Material for this exercise:
****************************************
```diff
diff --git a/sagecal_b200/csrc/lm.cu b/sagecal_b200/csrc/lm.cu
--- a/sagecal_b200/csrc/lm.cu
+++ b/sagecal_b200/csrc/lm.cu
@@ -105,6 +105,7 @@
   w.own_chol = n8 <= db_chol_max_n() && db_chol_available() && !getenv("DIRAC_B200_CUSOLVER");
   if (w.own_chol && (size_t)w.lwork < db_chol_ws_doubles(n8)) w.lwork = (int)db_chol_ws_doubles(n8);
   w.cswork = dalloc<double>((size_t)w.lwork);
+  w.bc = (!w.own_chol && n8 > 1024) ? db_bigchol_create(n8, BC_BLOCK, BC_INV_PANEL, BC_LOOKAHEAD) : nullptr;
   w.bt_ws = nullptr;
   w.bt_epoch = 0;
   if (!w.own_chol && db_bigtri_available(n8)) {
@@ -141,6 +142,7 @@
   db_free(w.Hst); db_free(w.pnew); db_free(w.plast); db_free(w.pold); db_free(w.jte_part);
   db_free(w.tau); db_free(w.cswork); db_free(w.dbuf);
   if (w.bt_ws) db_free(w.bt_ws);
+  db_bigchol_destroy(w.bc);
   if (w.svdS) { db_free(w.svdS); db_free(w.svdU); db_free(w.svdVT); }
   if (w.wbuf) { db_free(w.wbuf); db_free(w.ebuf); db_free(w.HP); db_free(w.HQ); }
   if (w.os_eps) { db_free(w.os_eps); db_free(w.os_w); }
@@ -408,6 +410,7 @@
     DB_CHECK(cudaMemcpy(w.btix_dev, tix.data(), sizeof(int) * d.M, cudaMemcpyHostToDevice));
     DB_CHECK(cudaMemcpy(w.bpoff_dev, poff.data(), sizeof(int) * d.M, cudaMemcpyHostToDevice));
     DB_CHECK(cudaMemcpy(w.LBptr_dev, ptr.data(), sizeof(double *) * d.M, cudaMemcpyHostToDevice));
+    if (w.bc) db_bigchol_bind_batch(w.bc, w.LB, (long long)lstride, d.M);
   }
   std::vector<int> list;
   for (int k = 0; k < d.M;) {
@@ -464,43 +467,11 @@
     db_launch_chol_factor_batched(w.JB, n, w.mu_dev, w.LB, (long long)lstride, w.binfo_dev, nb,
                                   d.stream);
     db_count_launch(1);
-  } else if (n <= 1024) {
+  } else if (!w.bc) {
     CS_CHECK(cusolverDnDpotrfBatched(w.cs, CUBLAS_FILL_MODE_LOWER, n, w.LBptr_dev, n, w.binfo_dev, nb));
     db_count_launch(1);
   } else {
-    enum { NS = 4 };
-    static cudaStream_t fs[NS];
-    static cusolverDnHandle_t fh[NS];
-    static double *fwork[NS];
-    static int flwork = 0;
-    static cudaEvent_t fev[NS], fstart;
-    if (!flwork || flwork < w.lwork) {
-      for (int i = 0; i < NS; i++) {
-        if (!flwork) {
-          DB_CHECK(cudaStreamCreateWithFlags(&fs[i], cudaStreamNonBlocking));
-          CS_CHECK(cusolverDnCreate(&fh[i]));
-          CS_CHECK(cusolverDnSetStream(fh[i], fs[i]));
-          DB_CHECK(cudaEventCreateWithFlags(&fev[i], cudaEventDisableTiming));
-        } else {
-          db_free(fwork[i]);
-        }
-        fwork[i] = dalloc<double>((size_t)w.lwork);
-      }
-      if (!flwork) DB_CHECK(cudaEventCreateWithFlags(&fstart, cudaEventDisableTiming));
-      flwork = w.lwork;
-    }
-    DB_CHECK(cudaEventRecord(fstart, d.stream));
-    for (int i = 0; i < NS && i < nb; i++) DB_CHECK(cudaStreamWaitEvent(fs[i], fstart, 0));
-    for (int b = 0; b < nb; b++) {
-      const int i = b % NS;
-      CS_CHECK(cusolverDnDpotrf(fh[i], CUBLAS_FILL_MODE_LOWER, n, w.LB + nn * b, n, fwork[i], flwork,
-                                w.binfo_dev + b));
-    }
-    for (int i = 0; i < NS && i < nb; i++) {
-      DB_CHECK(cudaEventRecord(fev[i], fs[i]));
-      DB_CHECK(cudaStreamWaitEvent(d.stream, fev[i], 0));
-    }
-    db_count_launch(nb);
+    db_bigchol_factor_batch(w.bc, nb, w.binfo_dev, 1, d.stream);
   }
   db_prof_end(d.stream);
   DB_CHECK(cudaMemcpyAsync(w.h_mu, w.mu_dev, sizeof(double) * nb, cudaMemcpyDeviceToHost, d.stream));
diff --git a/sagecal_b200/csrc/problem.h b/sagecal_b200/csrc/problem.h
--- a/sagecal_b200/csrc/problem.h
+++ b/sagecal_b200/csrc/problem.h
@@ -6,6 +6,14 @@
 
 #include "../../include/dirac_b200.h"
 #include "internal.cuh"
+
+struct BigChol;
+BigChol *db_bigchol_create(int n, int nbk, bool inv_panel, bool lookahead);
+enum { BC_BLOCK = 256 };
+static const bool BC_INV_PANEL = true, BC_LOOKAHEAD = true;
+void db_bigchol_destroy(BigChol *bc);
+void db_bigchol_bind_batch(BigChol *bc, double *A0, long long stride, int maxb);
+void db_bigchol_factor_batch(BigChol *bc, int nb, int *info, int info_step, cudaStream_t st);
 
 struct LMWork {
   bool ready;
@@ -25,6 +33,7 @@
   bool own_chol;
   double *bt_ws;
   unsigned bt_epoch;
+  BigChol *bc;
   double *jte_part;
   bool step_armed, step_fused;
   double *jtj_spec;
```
****************************************
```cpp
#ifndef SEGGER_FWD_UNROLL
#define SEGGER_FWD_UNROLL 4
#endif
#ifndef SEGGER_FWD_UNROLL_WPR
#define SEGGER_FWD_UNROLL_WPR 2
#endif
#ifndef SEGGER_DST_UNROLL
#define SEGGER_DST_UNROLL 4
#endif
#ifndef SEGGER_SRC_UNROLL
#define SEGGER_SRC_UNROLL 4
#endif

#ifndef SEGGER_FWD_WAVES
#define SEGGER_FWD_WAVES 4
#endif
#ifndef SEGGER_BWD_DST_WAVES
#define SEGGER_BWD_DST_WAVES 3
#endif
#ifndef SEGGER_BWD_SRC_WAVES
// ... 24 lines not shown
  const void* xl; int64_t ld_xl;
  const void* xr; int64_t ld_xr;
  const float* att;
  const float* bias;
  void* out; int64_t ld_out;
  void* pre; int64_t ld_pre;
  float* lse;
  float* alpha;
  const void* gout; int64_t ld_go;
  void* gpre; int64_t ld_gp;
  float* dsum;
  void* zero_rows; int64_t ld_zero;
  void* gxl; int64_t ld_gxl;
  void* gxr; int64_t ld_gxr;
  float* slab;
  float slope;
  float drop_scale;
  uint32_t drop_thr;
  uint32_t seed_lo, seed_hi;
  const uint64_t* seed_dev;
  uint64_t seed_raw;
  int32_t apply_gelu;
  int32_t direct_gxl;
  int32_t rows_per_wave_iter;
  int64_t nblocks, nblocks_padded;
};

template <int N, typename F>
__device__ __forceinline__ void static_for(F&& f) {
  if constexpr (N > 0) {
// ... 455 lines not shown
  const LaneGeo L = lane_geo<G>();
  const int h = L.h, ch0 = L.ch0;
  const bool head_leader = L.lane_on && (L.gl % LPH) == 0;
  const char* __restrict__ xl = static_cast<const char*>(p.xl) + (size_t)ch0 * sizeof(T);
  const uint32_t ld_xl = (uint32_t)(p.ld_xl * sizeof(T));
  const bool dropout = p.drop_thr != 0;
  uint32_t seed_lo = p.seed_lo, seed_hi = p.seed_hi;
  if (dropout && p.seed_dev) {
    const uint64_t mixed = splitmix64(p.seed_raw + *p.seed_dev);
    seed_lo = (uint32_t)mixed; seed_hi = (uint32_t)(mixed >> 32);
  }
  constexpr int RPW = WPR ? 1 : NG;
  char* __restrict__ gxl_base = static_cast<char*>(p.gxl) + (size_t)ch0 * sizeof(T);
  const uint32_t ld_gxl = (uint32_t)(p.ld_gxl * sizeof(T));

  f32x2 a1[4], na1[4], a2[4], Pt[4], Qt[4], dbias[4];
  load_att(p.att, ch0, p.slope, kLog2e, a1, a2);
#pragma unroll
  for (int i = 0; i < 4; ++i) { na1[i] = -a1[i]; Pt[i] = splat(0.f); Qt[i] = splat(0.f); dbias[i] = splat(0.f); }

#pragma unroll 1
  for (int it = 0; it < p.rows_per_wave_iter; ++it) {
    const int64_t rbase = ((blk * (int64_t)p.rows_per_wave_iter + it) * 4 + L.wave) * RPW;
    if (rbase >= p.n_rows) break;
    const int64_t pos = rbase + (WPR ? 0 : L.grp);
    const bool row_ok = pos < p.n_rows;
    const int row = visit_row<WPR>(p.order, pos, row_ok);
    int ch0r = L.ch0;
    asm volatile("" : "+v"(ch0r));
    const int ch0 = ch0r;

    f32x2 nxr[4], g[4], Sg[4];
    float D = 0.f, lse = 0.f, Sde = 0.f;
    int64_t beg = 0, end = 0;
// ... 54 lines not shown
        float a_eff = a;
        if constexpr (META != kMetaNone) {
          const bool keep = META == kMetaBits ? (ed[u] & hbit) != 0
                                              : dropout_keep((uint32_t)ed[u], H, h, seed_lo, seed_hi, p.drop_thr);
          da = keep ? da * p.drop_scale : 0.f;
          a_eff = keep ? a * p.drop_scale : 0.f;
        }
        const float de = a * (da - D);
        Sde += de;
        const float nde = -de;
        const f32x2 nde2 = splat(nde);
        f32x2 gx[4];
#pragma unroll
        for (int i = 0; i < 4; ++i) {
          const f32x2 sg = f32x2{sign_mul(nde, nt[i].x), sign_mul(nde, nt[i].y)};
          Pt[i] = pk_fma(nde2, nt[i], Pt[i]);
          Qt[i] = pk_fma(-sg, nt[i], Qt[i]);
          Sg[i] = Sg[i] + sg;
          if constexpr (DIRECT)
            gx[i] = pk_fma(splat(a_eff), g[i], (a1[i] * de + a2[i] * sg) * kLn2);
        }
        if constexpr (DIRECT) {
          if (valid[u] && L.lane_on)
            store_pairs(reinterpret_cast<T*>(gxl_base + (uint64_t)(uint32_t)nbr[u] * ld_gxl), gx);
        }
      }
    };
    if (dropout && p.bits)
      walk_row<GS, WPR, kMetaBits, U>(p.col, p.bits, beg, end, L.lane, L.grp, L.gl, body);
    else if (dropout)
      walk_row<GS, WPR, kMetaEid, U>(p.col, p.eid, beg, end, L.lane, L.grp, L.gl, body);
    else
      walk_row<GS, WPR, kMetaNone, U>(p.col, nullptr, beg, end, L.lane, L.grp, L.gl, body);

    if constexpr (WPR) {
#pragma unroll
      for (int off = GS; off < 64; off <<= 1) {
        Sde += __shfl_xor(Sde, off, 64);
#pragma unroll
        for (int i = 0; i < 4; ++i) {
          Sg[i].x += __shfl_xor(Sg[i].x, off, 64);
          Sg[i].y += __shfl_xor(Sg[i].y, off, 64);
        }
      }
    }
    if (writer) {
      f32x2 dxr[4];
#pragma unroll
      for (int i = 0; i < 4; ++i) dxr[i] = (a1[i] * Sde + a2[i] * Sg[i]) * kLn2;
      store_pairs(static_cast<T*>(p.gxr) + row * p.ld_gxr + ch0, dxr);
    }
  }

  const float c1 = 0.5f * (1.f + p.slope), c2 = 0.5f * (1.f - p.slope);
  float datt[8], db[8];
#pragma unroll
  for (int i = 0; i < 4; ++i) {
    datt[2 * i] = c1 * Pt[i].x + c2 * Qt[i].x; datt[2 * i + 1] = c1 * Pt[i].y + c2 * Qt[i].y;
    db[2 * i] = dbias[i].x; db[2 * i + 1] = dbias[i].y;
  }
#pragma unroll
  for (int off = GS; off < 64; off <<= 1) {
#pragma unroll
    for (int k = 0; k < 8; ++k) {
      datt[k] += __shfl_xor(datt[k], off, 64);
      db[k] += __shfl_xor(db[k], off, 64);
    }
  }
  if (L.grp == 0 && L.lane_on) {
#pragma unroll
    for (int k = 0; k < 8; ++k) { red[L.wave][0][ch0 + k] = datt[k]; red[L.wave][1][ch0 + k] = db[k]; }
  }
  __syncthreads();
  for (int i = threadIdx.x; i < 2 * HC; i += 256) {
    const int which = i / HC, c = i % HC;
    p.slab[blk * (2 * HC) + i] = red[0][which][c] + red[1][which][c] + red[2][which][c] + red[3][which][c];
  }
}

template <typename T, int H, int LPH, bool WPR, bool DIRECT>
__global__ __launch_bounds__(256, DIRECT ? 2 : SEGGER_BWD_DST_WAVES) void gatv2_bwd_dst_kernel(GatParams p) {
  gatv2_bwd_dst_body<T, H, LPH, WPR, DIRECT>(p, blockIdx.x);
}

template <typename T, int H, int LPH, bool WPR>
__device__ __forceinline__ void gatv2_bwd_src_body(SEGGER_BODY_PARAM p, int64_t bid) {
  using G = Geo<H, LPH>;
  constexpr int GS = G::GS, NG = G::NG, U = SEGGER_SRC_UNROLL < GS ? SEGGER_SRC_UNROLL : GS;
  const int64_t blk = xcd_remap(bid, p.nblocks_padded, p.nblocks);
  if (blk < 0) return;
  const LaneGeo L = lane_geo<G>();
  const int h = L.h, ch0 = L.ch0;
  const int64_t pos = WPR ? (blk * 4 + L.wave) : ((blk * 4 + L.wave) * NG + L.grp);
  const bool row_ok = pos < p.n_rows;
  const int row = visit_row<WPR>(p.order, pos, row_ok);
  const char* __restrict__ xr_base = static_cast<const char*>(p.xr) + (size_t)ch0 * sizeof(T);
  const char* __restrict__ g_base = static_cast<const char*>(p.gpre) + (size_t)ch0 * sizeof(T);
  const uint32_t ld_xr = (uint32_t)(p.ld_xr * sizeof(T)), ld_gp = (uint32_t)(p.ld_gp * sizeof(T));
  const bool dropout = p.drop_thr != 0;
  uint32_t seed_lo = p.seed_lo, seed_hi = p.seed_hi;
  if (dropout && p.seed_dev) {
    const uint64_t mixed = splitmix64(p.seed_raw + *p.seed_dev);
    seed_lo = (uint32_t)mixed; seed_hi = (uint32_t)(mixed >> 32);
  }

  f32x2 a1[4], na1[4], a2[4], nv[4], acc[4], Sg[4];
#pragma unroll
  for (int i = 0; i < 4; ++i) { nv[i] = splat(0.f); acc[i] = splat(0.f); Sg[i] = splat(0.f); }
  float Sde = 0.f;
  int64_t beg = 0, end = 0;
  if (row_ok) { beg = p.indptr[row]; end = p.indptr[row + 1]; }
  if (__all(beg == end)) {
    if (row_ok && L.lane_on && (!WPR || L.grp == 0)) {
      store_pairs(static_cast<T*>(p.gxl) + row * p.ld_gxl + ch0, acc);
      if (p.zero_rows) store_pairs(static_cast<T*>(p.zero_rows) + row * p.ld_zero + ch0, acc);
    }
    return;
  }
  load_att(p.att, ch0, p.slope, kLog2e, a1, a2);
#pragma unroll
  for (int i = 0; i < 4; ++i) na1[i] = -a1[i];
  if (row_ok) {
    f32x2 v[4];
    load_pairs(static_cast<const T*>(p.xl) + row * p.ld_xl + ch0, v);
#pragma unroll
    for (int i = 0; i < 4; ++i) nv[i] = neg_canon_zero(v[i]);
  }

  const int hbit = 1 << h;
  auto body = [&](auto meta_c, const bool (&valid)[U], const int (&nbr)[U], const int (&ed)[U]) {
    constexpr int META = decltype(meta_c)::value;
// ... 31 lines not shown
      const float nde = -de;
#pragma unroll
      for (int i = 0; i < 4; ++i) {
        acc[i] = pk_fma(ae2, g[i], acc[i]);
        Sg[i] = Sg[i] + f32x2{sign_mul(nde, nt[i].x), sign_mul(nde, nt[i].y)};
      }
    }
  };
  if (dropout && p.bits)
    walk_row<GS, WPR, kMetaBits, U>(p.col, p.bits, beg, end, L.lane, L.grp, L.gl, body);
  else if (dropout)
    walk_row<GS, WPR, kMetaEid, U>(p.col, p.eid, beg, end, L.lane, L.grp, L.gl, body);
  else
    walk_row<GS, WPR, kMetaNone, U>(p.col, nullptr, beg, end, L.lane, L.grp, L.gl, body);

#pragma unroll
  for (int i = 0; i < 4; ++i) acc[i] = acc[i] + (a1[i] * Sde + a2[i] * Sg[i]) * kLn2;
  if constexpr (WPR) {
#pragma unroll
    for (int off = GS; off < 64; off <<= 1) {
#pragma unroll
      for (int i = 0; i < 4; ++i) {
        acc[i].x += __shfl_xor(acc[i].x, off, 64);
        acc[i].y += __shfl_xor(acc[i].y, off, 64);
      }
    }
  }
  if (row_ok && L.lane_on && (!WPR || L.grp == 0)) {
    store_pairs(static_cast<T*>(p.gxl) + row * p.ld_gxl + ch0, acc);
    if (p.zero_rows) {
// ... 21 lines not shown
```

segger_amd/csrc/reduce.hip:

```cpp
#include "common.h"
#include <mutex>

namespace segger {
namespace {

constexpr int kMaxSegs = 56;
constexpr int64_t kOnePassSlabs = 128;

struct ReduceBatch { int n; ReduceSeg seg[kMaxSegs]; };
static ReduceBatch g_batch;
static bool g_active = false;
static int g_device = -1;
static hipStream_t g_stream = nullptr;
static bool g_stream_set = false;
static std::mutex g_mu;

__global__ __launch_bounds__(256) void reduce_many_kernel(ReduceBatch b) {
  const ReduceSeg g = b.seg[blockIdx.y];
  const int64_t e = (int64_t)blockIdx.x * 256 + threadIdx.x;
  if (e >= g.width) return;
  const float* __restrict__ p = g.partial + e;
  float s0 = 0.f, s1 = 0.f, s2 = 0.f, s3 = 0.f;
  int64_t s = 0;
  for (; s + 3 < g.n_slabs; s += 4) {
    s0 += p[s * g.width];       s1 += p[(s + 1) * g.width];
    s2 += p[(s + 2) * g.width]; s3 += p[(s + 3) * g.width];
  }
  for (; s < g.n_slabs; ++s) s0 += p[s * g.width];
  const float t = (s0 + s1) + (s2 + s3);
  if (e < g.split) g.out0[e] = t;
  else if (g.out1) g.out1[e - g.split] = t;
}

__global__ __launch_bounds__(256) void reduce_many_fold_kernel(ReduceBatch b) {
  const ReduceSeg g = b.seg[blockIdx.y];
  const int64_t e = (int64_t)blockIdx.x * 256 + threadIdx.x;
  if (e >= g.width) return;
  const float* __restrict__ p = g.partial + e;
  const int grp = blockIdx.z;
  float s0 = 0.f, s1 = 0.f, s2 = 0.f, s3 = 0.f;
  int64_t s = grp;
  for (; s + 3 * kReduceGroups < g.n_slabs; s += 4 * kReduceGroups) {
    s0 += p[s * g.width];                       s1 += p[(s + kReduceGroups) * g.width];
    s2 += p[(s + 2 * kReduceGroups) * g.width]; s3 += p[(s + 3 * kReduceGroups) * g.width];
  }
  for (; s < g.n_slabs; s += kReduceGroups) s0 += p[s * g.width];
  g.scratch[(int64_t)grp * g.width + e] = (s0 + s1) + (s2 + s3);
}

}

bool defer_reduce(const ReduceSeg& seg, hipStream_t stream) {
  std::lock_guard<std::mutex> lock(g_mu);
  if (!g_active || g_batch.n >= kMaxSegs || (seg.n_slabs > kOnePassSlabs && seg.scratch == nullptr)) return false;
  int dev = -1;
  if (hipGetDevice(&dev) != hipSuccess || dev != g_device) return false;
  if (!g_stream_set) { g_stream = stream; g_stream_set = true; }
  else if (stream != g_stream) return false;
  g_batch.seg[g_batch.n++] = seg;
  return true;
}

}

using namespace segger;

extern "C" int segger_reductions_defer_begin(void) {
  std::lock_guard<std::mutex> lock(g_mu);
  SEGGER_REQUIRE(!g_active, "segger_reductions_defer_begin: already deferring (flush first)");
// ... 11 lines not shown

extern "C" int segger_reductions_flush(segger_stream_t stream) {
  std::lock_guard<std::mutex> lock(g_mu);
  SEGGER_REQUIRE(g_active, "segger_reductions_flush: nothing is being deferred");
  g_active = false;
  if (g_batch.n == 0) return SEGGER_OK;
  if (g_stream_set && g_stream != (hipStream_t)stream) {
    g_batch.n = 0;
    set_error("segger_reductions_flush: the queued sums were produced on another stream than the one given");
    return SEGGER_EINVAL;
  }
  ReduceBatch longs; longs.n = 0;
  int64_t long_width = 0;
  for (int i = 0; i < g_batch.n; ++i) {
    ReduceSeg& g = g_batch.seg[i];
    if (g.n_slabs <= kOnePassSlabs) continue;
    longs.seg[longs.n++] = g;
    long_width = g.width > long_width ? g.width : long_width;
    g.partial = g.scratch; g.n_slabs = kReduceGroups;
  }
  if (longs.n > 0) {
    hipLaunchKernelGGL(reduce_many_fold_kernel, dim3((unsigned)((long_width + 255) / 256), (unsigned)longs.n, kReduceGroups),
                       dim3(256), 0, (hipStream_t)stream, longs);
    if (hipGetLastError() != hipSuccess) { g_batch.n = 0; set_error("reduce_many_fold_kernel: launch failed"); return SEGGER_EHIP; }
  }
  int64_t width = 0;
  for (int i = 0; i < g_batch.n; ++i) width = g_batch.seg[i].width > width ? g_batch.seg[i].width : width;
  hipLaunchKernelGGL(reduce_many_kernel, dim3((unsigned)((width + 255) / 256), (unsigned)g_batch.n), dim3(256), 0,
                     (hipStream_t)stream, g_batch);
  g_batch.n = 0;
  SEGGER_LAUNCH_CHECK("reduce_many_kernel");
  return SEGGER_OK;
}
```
****************************************
Assigned task: With "datt" as the search string, filter the records and return each line that has it.

Output for this task:
  float datt[8], db[8];
    datt[2 * i] = c1 * Pt[i].x + c2 * Qt[i].x; datt[2 * i + 1] = c1 * Pt[i].y + c2 * Qt[i].y;
      datt[k] += __shfl_xor(datt[k], off, 64);
    for (int k = 0; k < 8; ++k) { red[L.wave][0][ch0 + k] = datt[k]; red[L.wave][1][ch0 + k] = db[k]; }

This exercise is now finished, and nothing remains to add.